Pandas - Panel data System
May 06, 2025
📘 Introduction to Python Libraries – Pandas and Matplotlib
In Python, a library is a collection of modules that help you perform specific tasks without
writing all the code yourself. Libraries save time and effort by offering pre-built functions for
data handling, visualization, mathematics, and more. Two important libraries that are
frequently used in data science and analysis are Pandas and Matplotlib.
🔹 What is Pandas?
Pandas is a high performance Open Source Python library used for data analysis and data
manipulation. It was developed by Wes McKinney in 2008. It is especially useful when you
need to work with large volumes of structured data, such as rows and columns in a table,
similar to Excel. With Pandas, you can clean, organize, filter, sort, and analyze data efficiently.

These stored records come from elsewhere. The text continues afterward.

# NeurAI-Lab/biHomE

Hardware: AMD Instinct MI355X
Metric: training image-pairs/s (128x128 patch, bs=64 per GPU, full step: fwd+bwd+Adam) (higher is better)
Workload: dtype f32

## Files before the change

### bihome_amd/csrc/conv3x3.hip

```cpp
#include "common.h"
#include "conv3x3_args.h"
#include <type_traits>

#ifndef C3_X3_PIPE
#define C3_X3_PIPE 0
#endif

#ifndef C3_BN32_WAVES
#define C3_BN32_WAVES 2
#endif

#ifdef BH_TUNING
__device__ unsigned long long g_c3_ts[8 * 16384];
#define C3_STAMP(tile, k) do { if (a.dbg_ts && threadIdx.x == 0 && (tile) < 16384) { g_c3_ts[(tile) * 8 + (k)] = wall_clock64();          \
        if ((k) == 1 || (k) == 2) g_c3_ts[(tile) * 8 + 4 + (k)] = __builtin_readcyclecounter(); } } while (0)
#else
#define C3_STAMP(tile, k) do { } while (0)
#endif

constexpr int C3_HALO_BYTES = 8 * 200 * 16;
constexpr int C3_B_BYTES = 8192;
constexpr int C3_LDS_BYTES = 2 * C3_HALO_BYTES + 2 * C3_B_BYTES;

template <int BN, int SUBT, int TM, bool MAP4 = false>
// ... 635 lines not shown
            for (int r = 0; r < 16; ++r) acc[i][r] = __builtin_ldexpf(acc[i][r], f16_kout);
    }
    double s1, s2;
    int img, g;
    c3_epilogue<BN, SUBT, TM, MAP4>(a, acc, bx, n0, wm, wn, wh, l31, kh2, s1, s2, img, g, AMX);
    if (a.bn_sums) {
        if (a.stat_acc) { S1 += s1; S2 += s2; Sbx = bx; if (g < Sg) { Sg = g; Simg = img; } }
        else c3_stats_merge<BN, 0>(a, smem, s1, s2, img, g, bx, n0, wave, lane, tid);
    }
#ifdef BH_TUNING
    if (a.dbg_ts) asm volatile("s_waitcnt vmcnt(0)" ::: "memory");
#endif
    __syncthreads();
    C3_STAMP(bx * gridDim.y + blockIdx.y, 3);
    }
    if (a.bn_sums && a.stat_acc) c3_stats_merge<BN, 0>(a, smem, S1, S2, Simg, Sg, Sbx, n0, wave, lane, tid);
    if (a.amax_out) {
        const float m = wave_max(AMX);
        if (lane == 0) atomicMax(a.amax_out + ((blockIdx.x * 4 + wave) % BH_AMAX_SLOTS) * BH_AMAX_STRIDE, __builtin_bit_cast(unsigned, m));
    }
}

constexpr int C3_MIN_BLOCKS = 256;
BH_KNOB(g_c3_noload, 0); BH_KNOB(g_c3_dbg_nch, -1); BH_KNOB(g_c3_subt, 2); BH_KNOB(g_c3_tpb, 2); BH_KNOB(g_c3_stamp, 0); BH_KNOB(g_c3_desync, 0); BH_KNOB(g_c3_walk32, 1); BH_KNOB(g_c3_pc, 1); BH_KNOB(g_c3_wt64, 512); BH_KNOB(g_c3_wt32, 512);
#ifdef BH_TUNING
extern "C" int bh_debug_read_c3_stamps(unsigned long long* out, int n) {
    if (n > 16384) n = 16384;
    return (int)hipMemcpyFromSymbol(out, HIP_SYMBOL(g_c3_ts), (size_t)n * 8 * sizeof(unsigned long long), 0, hipMemcpyDeviceToHost);
}
void bh_conv3x3_tune(int disable, int min_blocks) {
    (void)min_blocks;
    if (disable >= 500 && disable < 1000) { g_c3_stamp = disable - 500; return; }
    if (disable >= 200 && disable < 264) { g_c3_desync = disable - 200; return; }
    if (disable == 300 || disable == 301) { g_c3_walk32 = disable - 300; return; }
    if (disable >= 2000 && disable < 6000) { g_c3_wt64 = disable - 2000; return; }
    if (disable >= 6000 && disable < 10000) { g_c3_wt32 = disable - 6000; return; }
    if (disable == 310 || disable == 311) { g_c3_pc = disable - 310; return; }
    if (disable <= -100) { g_c3_dbg_nch = -100 - disable - 1; return; }
    if (disable >= 400 && disable < 464) { g_c3_noload = disable - 400; return; }
    if (disable >= 20 && disable < 24) { g_c3_tpb = disable - 20; return; }
    if (disable >= 11 && disable <= 13) { g_c3_subt = disable - 10; return; }
}
#endif
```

It allows us to read data from various sources like CSV files, Excel files, and SQL databases.
Pandas introduces two main data structures:
1. Series – A one-dimensional labeled array (like a single column).
2. DataFrame – A two-dimensional labeled data structure (like a full table).
🔹 What is Matplotlib?
Matplotlib is another essential library used for data visualization. It helps you create a wide
range of graphs such as line graphs, bar charts, pie charts, histograms, and more. Visualization
is important because it makes data easier to understand and interpret. Rather than reading
numbers in a table, graphs provide a visual representation of trends and comparisons.

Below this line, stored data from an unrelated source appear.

template <class CoreFn>
int beam_decode_driver(DecodeBuffers& d, int V1, int T, int B, int beam, int keep, int penalty_kind, float penalty_alpha, long long* seq,
                       float* seq_logprobs, long long* done_seq, int* done_len, float* done_p, float* done_raw, CoreFn core, long* launches,
                       cudaStream_t st, unsigned long long graph_key = 0, const DecodeEdits& ed = DecodeEdits(), float temperature = 1.0f) {
    const int rows = B * beam;
    const bool edits = ed.any();
    const int k_in = beam + ed.kinds();
    CAPB_REQUIRE(!ed.trigrams, "block_trigrams applies to _sample only (AttModel.py:306)");
    CAPB_REQUIRE(k_in <= 16, "beam_size + number of active decode edits (decoding_constraint, remove_bad_endings, UNK suppression) must be <= 16");
    if (temperature == 0.f) temperature = 1.0f;
    CAPB_REQUIRE(temperature > 0.f, "temperature must be positive");
    if (grow_buffer(reinterpret_cast<void**>(&d.slab), &d.slab_bytes, (size_t)T * rows * V1 * sizeof(float), st)) return 1;
    d.slab_step_stride = (long)rows * V1;
    d.last_B = B;
    d.last_beam = beam;
    BeamState s = d.bs;
    s.B = B; s.beam = beam; s.T = T; s.V1 = V1;
    auto run_loop = [&]() -> int {
        CAPB_NVTX("capb200 beam loop (T steps: core, vocab stats, beam step)");
        CAPB_CHECK_CUDA(cudaMemsetAsync(s.sums, 0, sizeof(float) * B * beam, st));
        CAPB_CHECK_CUDA(cudaMemsetAsync(s.done_cnt, 0, sizeof(int) * B, st));
        CAPB_CHECK_CUDA(cudaMemsetAsync(d.tokens, 0, sizeof(int) * rows, st));
        for (int t = 0; t < T; ++t) {
            const int live = (t == 0) ? 1 : beam;
            const int nrows = B * live;
            float* logits = d.slab + (long)t * d.slab_step_stride;
            if (core(nrows, live, d.tokens, t == 0 ? d.neg1 : d.src_row, t, logits, (long)V1)) return 1;
            if (t > 0 && temperature != 1.0f) {
                if (scale_rows_launch(logits, V1, nrows, V1, 1.0f / temperature, st)) return 1;
                *launches += 1;
            }
            VocabStepArgs va;
            va.rows = nrows; va.V1 = V1; va.logits = logits; va.ld = V1;
            va.twice = (t > 0) ? 1 : 0;
            va.topk = edits ? k_in : beam; va.top_val = d.top_val; va.top_idx = d.top_idx;
            va.stats = d.slab_stats + (long)t * rows;
            if (vocab_step_launch(va, st)) return 1;
            const float* tv = d.top_val;
            const int* ti = d.top_idx;
            if (edits) {
                if (beam_edit_launch(nrows, k_in, beam, t, ed, d.tokens, d.top_val, d.top_idx, d.top_val_e, d.top_idx_e, st)) return 1;
                tv = d.top_val_e; ti = d.top_idx_e;
                *launches += 1;
            }
            if (beam_step_launch(s, t, live, tv, ti, penalty_kind, penalty_alpha, st)) return 1;
            *launches += 2;
        }
        return 0;
    };
    unsigned long long key[8] = {graph_key, (unsigned long long)B, (unsigned long long)beam, (unsigned long long)T, (unsigned long long)V1,
                                 (unsigned long long)penalty_kind, 0ull, (unsigned long long)reinterpret_cast<uintptr_t>(d.slab)};
    memcpy(&key[6], &penalty_alpha, sizeof(float));
    memcpy(reinterpret_cast<char*>(&key[6]) + 4, &temperature, sizeof(float));
    key[5] ^= ((unsigned long long)(ed.constraint & 1) << 8) ^ ((unsigned long long)(unsigned)(ed.unk_col + 1) << 16) ^ ((unsigned long long)ed.n_bad << 48);
    key[0] ^= (unsigned long long)reinterpret_cast<uintptr_t>(ed.bad) * 0x9E3779B97F4A7C15ull;
    d.last_edits = ed;
    d.last_stats = d.slab_stats;
    if (run_beam_loop(d, key, graph_key != 0, launches, st, run_loop)) return 1;
    CAPB_NVTX("capb200 beam finalize + log-prob rows");
    if (beam_finalize_launch(s, beam, d.rec_seq, d.rec_len, d.rec_p, d.rec_raw, d.rec_hist, st)) return 1;
    *launches += 1;
    if (keep == beam) {
        CAPB_CHECK_CUDA(cudaMemcpyAsync(seq, d.rec_seq, sizeof(long long) * B * beam * T, cudaMemcpyDeviceToDevice, st));
        if (seq_logprobs) {
            *launches += 1;
            if (gather_logprob_rows_launch(d.slab, d.slab_step_stride, V1, d.rec_hist, B * beam, T, V1, seq_logprobs, d.slab_stats, rows, st, d.rec_seq, &ed)) return 1;
        }
    } else {
        *launches += 1;
        if (beam_finalize_launch(s, 1, seq, d.tmp_len, d.tmp_p, d.tmp_raw, d.out_hist, st)) return 1;
        if (seq_logprobs) {
            *launches += 1;
            if (gather_logprob_rows_launch(d.slab, d.slab_step_stride, V1, d.out_hist, B, T, V1, seq_logprobs, d.slab_stats, rows, st, seq, &ed)) return 1;
        }
    }
    if (done_seq) CAPB_CHECK_CUDA(cudaMemcpyAsync(done_seq, d.rec_seq, sizeof(long long) * B * beam * T, cudaMemcpyDeviceToDevice, st));
    if (done_len) CAPB_CHECK_CUDA(cudaMemcpyAsync(done_len, d.rec_len, sizeof(int) * B * beam, cudaMemcpyDeviceToDevice, st));
    if (done_p) CAPB_CHECK_CUDA(cudaMemcpyAsync(done_p, d.rec_p, sizeof(float) * B * beam, cudaMemcpyDeviceToDevice, st));
    if (done_raw) CAPB_CHECK_CUDA(cudaMemcpyAsync(done_raw, d.rec_raw, sizeof(float) * B * beam, cudaMemcpyDeviceToDevice, st));
    return 0;
}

🗂️ Data Structures in Pandas
Pandas provides two key data structures:
1. Series
A Series is a one-dimensional array that holds data along with labels called index. You can
think of it as a single column of values, each value paired with a label. It is useful for
representing things like a list of marks, names, or prices.
Key Features of Series:
One-dimensional
Each value has a label (index)
Supports mathematical operations
Can contain integers, floats, strings, etc. - homogeneous data
Size immutable
Data mutable
Examples in real life:
List of student marks
Daily temperature readings
2. DataFrame
A DataFrame is a two-dimensional table-like data structure. It has rows and columns, and
each column can be considered a Series. Think of a DataFrame as an entire spreadsheet or
table, with multiple columns such as Name, Age, Marks, etc.

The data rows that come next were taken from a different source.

+#pragma unroll
+  for (int c = 0; c < 2; ++c)
+    tile_store(qs, c * 8 + st_row, st_d0, qq8[c]);
+#pragma unroll
+  for (int c = 0; c < kr / 8; ++c) {
+    if (c * 8 < nf * 16) tile_store(ks, c * 8 + st_row, st_d0, kk8[c]);
+    tile_store<true>(vs, c * 8 + st_row, st_d0, vv8[c]);
+  }
+  wave_lds_sync();
+
+  const float inv_keep = dropout_p > 0.f ? 1.0f / (1.0f - dropout_p) : 1.0f;
+
+  float4v acc[4] = {{0.f, 0.f, 0.f, 0.f}, {0.f, 0.f, 0.f, 0.f},
+                    {0.f, 0.f, 0.f, 0.f}, {0.f, 0.f, 0.f, 0.f}};
+#pragma unroll
+  for (int f = 0; f < 4; ++f) {
+    if (f >= nf) break;
+    for (int kk = 0; kk < D; kk += 32) {
+      short8v a = frag_load(qs, 0, kk, lane);
+      short8v bfr = frag_load(ks, f * 16, kk, lane);
+      acc[f] = mfma_bf16(a, bfr, acc[f]);
+    }
+  }
+
+  float s_val[4][4];
+#pragma unroll
+  for (int f = 0; f < 4; ++f) {
+#pragma unroll
+    for (int r = 0; r < 4; ++r) {
+      int i = row_grp + r;
+      int j = f * 16 + col_base;
+      float s = acc[f][r];
+      bool ok = (f < nf) && (i < Lq) && (j < Lk);
+      if (ok) {
+        s *= scale;
+        if (bias_dim) s += bias_v[f][r];
+        if (causal && j > i) s = NEG_BIG;
+        if (kp_v[f]) s = NEG_BIG;
+        if (add_mask) s += am_v[f][r];
+      } else {
+        s = -INFINITY;
+      }
+      s_val[f][r] = s;
+    }
+  }
+
+  float p_val[4][4];
+#pragma unroll
+  for (int r = 0; r < 4; ++r) {
+    float m = grp16_max(fmaxf(fmaxf(s_val[0][r], s_val[1][r]),
+                              fmaxf(s_val[2][r], s_val[3][r])));
+    float sum = 0.f;
+#pragma unroll
+    for (int f = 0; f < 4; ++f) {
+      float e = (s_val[f][r] == -INFINITY) ? 0.f
+                                           : __expf(s_val[f][r] - m);
+      p_val[f][r] = e;
+      sum += e;
+    }
+    sum = grp16_sum(sum);
+    float inv = (sum > 0.f) ? 1.0f / sum : 0.f;
+#pragma unroll
+    for (int f = 0; f < 4; ++f) p_val[f][r] *= inv;
+  }
+
+  wave_lds_sync();
+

Key Features of DataFrame:
Two-dimensional (rows and columns)
Labeled axes (row index and column names)
Can store different data types in each column - heterogeneous data
Allows filtering, sorting, grouping, and more
Size mutable
Data mutable
Real-life examples:
Class report card (Name, Subject, Marks)
Employee database (Name, Salary, Department)
🔑 Key Differences: Series vs. DataFrame
Feature Series DataFrame
Dimension One-dimensional Two-dimensional
Structure Like a single column Like a complete table
Indexing Only one axis (row index) Two axes (row and column
labels)
Data Storage Stores a single list of values Stores multiple columns
Complexity Simpler, for basic data More complex, used for
structured data
✅ Key Points to Remember
Pandas is for handling and analyzing data. It helps in reading, cleaning, modifying, and
storing data.
Series is ideal for simple lists with labels, like test scores.
DataFrame is ideal when you need to represent data in rows and columns, such as a
student database.
Matplotlib is for drawing graphs and visualizing data.
Data visualization helps in understanding large data quickly and making decisions based
on trends and comparisons.
Pandas and Matplotlib are often used together in data science projects to first
clean/analyze data and then visualize it.
Pandas Series
🔷 1. Creating Series in Pandas
A Pandas Series is like a column of data with an index attached to every element. Unlike a
regular Python list or array, each value in a Series is associated with a label, making it more
powerful and flexible. The structure is similar to a dictionary or a one-dimensional table,
where each entry is stored with a key (index) and a value (data).
🔹 Ways to Create a Series:
1. From ndarray (NumPy array):
This is a quick way to create a Series with numerical data. If you don’t specify an index, it
automatically assigns one starting from 0.
Use this when you're dealing with arrays or numerical datasets.
1. From dictionary:
Each key becomes the index and each value becomes the data. This is especially useful
when you already have labeled data.
Ideal for labeled data like names and marks.
1. From scalar value:
A scalar is a single number or value. You can use this to fill a Series with the same value
across multiple indexes.
Good for initializing a Series with default values.
Why is this important?
In data analysis, we often need to label our data. A Series allows this while maintaining
performance and flexibility. It’s the foundation of Pandas and leads to understanding
DataFrames, which are built using Series.